[comp.parallel] Re^2: Distributed simulation

njk@diku.dk (Niels J|rgen Kruse) (05/01/89)

matloff%mole.Berkeley.EDU@ucbvax.Berkeley.EDU (Norman Matloff) writes:

>Here is the setting.  It's discrete-event simulation, which many or most
>of your references are concerned with, on multiple-processor systems
>(tightly or loosely coupled).  Let P be the number of processors and T
>be the amount of run time needed to get the desired statistical accuracy.

>Moreover, it seems to me that the best method is also the simplest  --
>just have all P processors run the uniprocessor version of the program,
>but for T/P amount of run time, instead of T.  [Of course, each processor
>needs to use a different random number seed.]

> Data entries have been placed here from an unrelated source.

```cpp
template <bool HALF>
DEV void dma_part(const void* sbase, uint32_t voff, uint32_t lds_base) {
  if constexpr (!HALF) {
    asm volatile("s_mov_b32 m0, %0\n\ts_nop 4\n\tglobal_load_lds_dwordx4 %1, %2" ::"s"(lds_base), "v"(voff), "s"(sbase) : "memory", "m0");
  } else {
    uint32_t saved;
    asm volatile("s_mov_b32 m0, %1\n\ts_mov_b32 %0, exec_hi\n\ts_mov_b32 exec_hi, 0\n\ts_nop 4\n\tglobal_load_lds_dwordx4 %2, %3\n\ts_mov_b32 exec_hi, %0"
                 : "=&s"(saved)
                 : "s"(lds_base), "v"(voff), "s"(sbase)
                 : "memory", "m0");
  }
}
DEV void dma16(const void* g, uint32_t lds_base) {
  asm volatile("s_mov_b32 m0, %0\n\ts_nop 0\n\tglobal_load_lds_dwordx4 %1, off" ::"s"(lds_base), "v"(g) : "memory", "m0");
}

template <int OFF>
DEV void ldg4_uncounted(f32x4& dst, const void* sbase, uint32_t voff) {
  asm volatile("s_nop 4\n\tglobal_load_dwordx4 %0, %1, %2 offset:%3" : "=v"(dst) : "v"(voff), "s"(sbase), "n"(OFF) : "memory");
}
// ... 13 lines not shown
template <int KEEP>
DEV void wait_vm_v16(f32x4* r) {
  asm volatile("s_waitcnt vmcnt(%[n])"
               : "+v"(r[0]), "+v"(r[1]), "+v"(r[2]), "+v"(r[3]), "+v"(r[4]), "+v"(r[5]), "+v"(r[6]), "+v"(r[7]), "+v"(r[8]), "+v"(r[9]),
                 "+v"(r[10]), "+v"(r[11]), "+v"(r[12]), "+v"(r[13]), "+v"(r[14]), "+v"(r[15])
               : [n] "n"(KEEP)
               : "memory");
}
template <int KEEP>
DEV void wait_vm_a16(f32x4* r) {
  asm volatile("s_waitcnt vmcnt(%[n])"
               : "+a"(r[0]), "+a"(r[1]), "+a"(r[2]), "+a"(r[3]), "+a"(r[4]), "+a"(r[5]), "+a"(r[6]), "+a"(r[7]), "+a"(r[8]), "+a"(r[9]),
                 "+a"(r[10]), "+a"(r[11]), "+a"(r[12]), "+a"(r[13]), "+a"(r[14]), "+a"(r[15])
               : [n] "n"(KEEP)
               : "memory");
}
template <int KEEP>
DEV void wait_vm1(int& r) {
  asm volatile("s_waitcnt vmcnt(%[n])" : "+v"(r) : [n] "n"(KEEP) : "memory");
}
template <int KEEP>
DEV void retire_vm1(int r) {
  asm volatile("s_waitcnt vmcnt(%[n])" ::"v"(r), [n] "n"(KEEP) : "memory");
}

template <int OFF>
DEV void lds_read4_uncounted(f32x4v& dst, uint32_t addr) {
  asm volatile("ds_read_b128 %0, %1 offset:%2" : "=v"(dst) : "v"(addr), "n"(OFF) : "memory");
}
template <int KEEP>
// ... 77 lines not shown
```

Before: 582.4 mixtures/sec.

## Prepack LSTM16x weights once and stream them asynchronously in the kernel prologue

Adds a one-time pack kernel that pre-scales W_ih, W_hh and the fused biases into a per-wave, lane-contiguous layout in the workspace. The LSTM16x kernels then load weights from the packed buffer using uncounted vector loads and direct-to-LDS DMA. In the 128-input kernel, the W_hh register loads are deferred until after the first input step, so they overlap with setup work. This is meant to shorten the serial per-launch prologue, but it adds workspace, an extra pack launch per run, and more register and vmcnt bookkeeping.

```diff
diff --git a/speech_separation_amd/csrc/dptnav.hip b/speech_separation_amd/csrc/dptnav.hip
--- a/speech_separation_amd/csrc/dptnav.hip
+++ b/speech_separation_amd/csrc/dptnav.hip
@@ -42,7 +42,7 @@
 
 struct Plan {
   int64_t L, S, M;
-  size_t queue, vid, E, X0, X1, qkv, att, y1, pre, hc, stamps, wfold, wpack, wih, whh4, winp, wmask, total;
+  size_t queue, vid, E, X0, X1, qkv, att, y1, pre, hc, stamps, wfold, wpack, wih, whh4, x16pack, winp, wmask, total;
   size_t qkv_n, att_n, y1_n, hc_n;
 };
 
@@ -55,6 +55,7 @@
   hipEvent_t lstm_record = nullptr;
   int half = 0;
   bool packed_whh4 = false;
+  bool packed_x16 = false;
   bool packed_inw = false;
   bool packed_wih = false;
   bool fuse128 = false;
@@ -89,6 +90,7 @@
   bool opt_lstm16 = true;
   int opt_fuse_pre128 = 1;
   int opt_lstm_sched = 1;
+  int opt_lstm_prologue = 1;
   bool fuse128_for(int B) const { return opt_fuse_pre128 == 2 || (opt_fuse_pre128 == 1 && B >= 12); }
   int opt_fcln = 1;
   bool opt_fuse_pre = true;
@@ -394,6 +396,7 @@
   p->wpack = take(g.arch == 0 && N == 128 ? (size_t)2 * g.num_blocks * ATTN_PACK_FLOATS : 0);
   p->wih = take((size_t)2 * g.num_blocks * 2 * 4 * H * N);
   p->whh4 = take((size_t)2 * g.num_blocks * 2 * 4 * H * H);
+  p->x16pack = take((N == 64 || N == 128) && H == LSTM_H ? (size_t)2 * g.num_blocks * 2 * lstm16x_pack_floats((int)N) : 0);
   p->winp = take(g.arch == 0 && N == 128 ? (size_t)2 * g.num_blocks * 3 * N * N : 0);
   p->wmask = take(g.mask_tail ? (size_t)2 * N * N + 2 * N : 0);
   p->total = o;
@@ -843,9 +846,33 @@
   if (run.lstm_wait && hipStreamWaitEvent(st, run.lstm_wait, 0) != hipSuccess)
     return c->fail(DPTNAV_ERR_HIP, "lstm stagger wait");
   if (usex) {
+    const float* xpack = nullptr;
+    if (c->opt_lstm_prologue) {
+      float* base = ws + pl.x16pack;
+      if (!run.packed_x16) {
+        const int nmat = 2 * (int)c->pw.size();
+        for (int first = 0; first < nmat; first += LSTM16X_PACK_MAX) {
+          const float *s_ih[LSTM16X_PACK_MAX], *s_hh[LSTM16X_PACK_MAX], *s_bi[LSTM16X_PACK_MAX], *s_bh[LSTM16X_PACK_MAX];
+          const int n = std::min(LSTM16X_PACK_MAX, nmat - first);
+          for (int i = 0; i < n; ++i) {
+            const PathWeights& q = c->pw[(size_t)(first + i) / 2];
+            const int dir = (first + i) & 1;
+            const bool have = dir == 0 || q.ndir == 2;
+            s_ih[i] = have ? q.w_ih[dir] : nullptr;
+            s_hh[i] = have ? q.w_hh[dir] : nullptr;
+            s_bi[i] = have ? q.b_ih[dir] : nullptr;
+            s_bh[i] = have ? q.b_hh[dir] : nullptr;
+          }
+          const int rcp = lstm16x_pack_launch(N, st, s_ih, s_hh, s_bi, s_bh, n, base + (size_t)first * lstm16x_pack_floats(N));
+          if (rcp != 0) return c->fail(DPTNAV_ERR_HIP, "lstm16x weight pack: %s", hipGetErrorString((hipError_t)rcp));
+        }
+        run.packed_x16 = true;
+      }
+      xpack = base + (size_t)(2 * (2 * block + path)) * lstm16x_pack_floats(N);
+    }
     ProfScope ps(c, CAT_LSTM, st);
     const int rc = lstm16x_launch(N, dptn, nst16, w.ndir, st, lstm_in, N, w.w_ih, w.b_ih, w.b_hh, w.w_hh, hc, w.ndir * LSTM_H,
-                                  M, geom, c->opt_lstm_sched);
+                                  M, geom, c->opt_lstm_sched, xpack);
     if (rc != 0) return c->fail(DPTNAV_ERR_HIP, "lstm16x: %s", hipGetErrorString((hipError_t)rc));
   } else if (use16 && split) {
     ProfScope ps(c, CAT_LSTM, st);
@@ -1936,6 +1963,7 @@
   run->packed = false;
   run->packed_wih = false;
   run->packed_whh4 = false;
+  run->packed_x16 = false;
   hipError_t e = hipMemsetAsync(ws + pl.queue, 0, QUEUE_SLOTS * sizeof(unsigned), st);
   if (e != hipSuccess) return c->fail(DPTNAV_ERR_HIP, "ticket counter reset: %s", hipGetErrorString(e));
   return DPTNAV_OK;
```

Beware! It is not uncommon for pseudo random number generators
to show a much reduced independence between streams generated
from different seeds, compared to the independence within each
stream.

For instance, the Bsd random suffer from this. If you sample the
2 least significant bits, collect them to form 7 bit numbers
(discarding the least significant), take an equal number of
samples from more than 15 or so streams, perform chi square
analysis on the samples, you will get a value *well* above the
0.99 percentile.
-- 
         Niels J|rgen Kruse
Email    njk@diku.dk
Mail     Tustrupvej 7, 2 tv, 2720 Vanlose, Denmark

matloff%mole.Berkeley.EDU@ucbvax.Berkeley.EDU (Norman Matloff) (05/02/89)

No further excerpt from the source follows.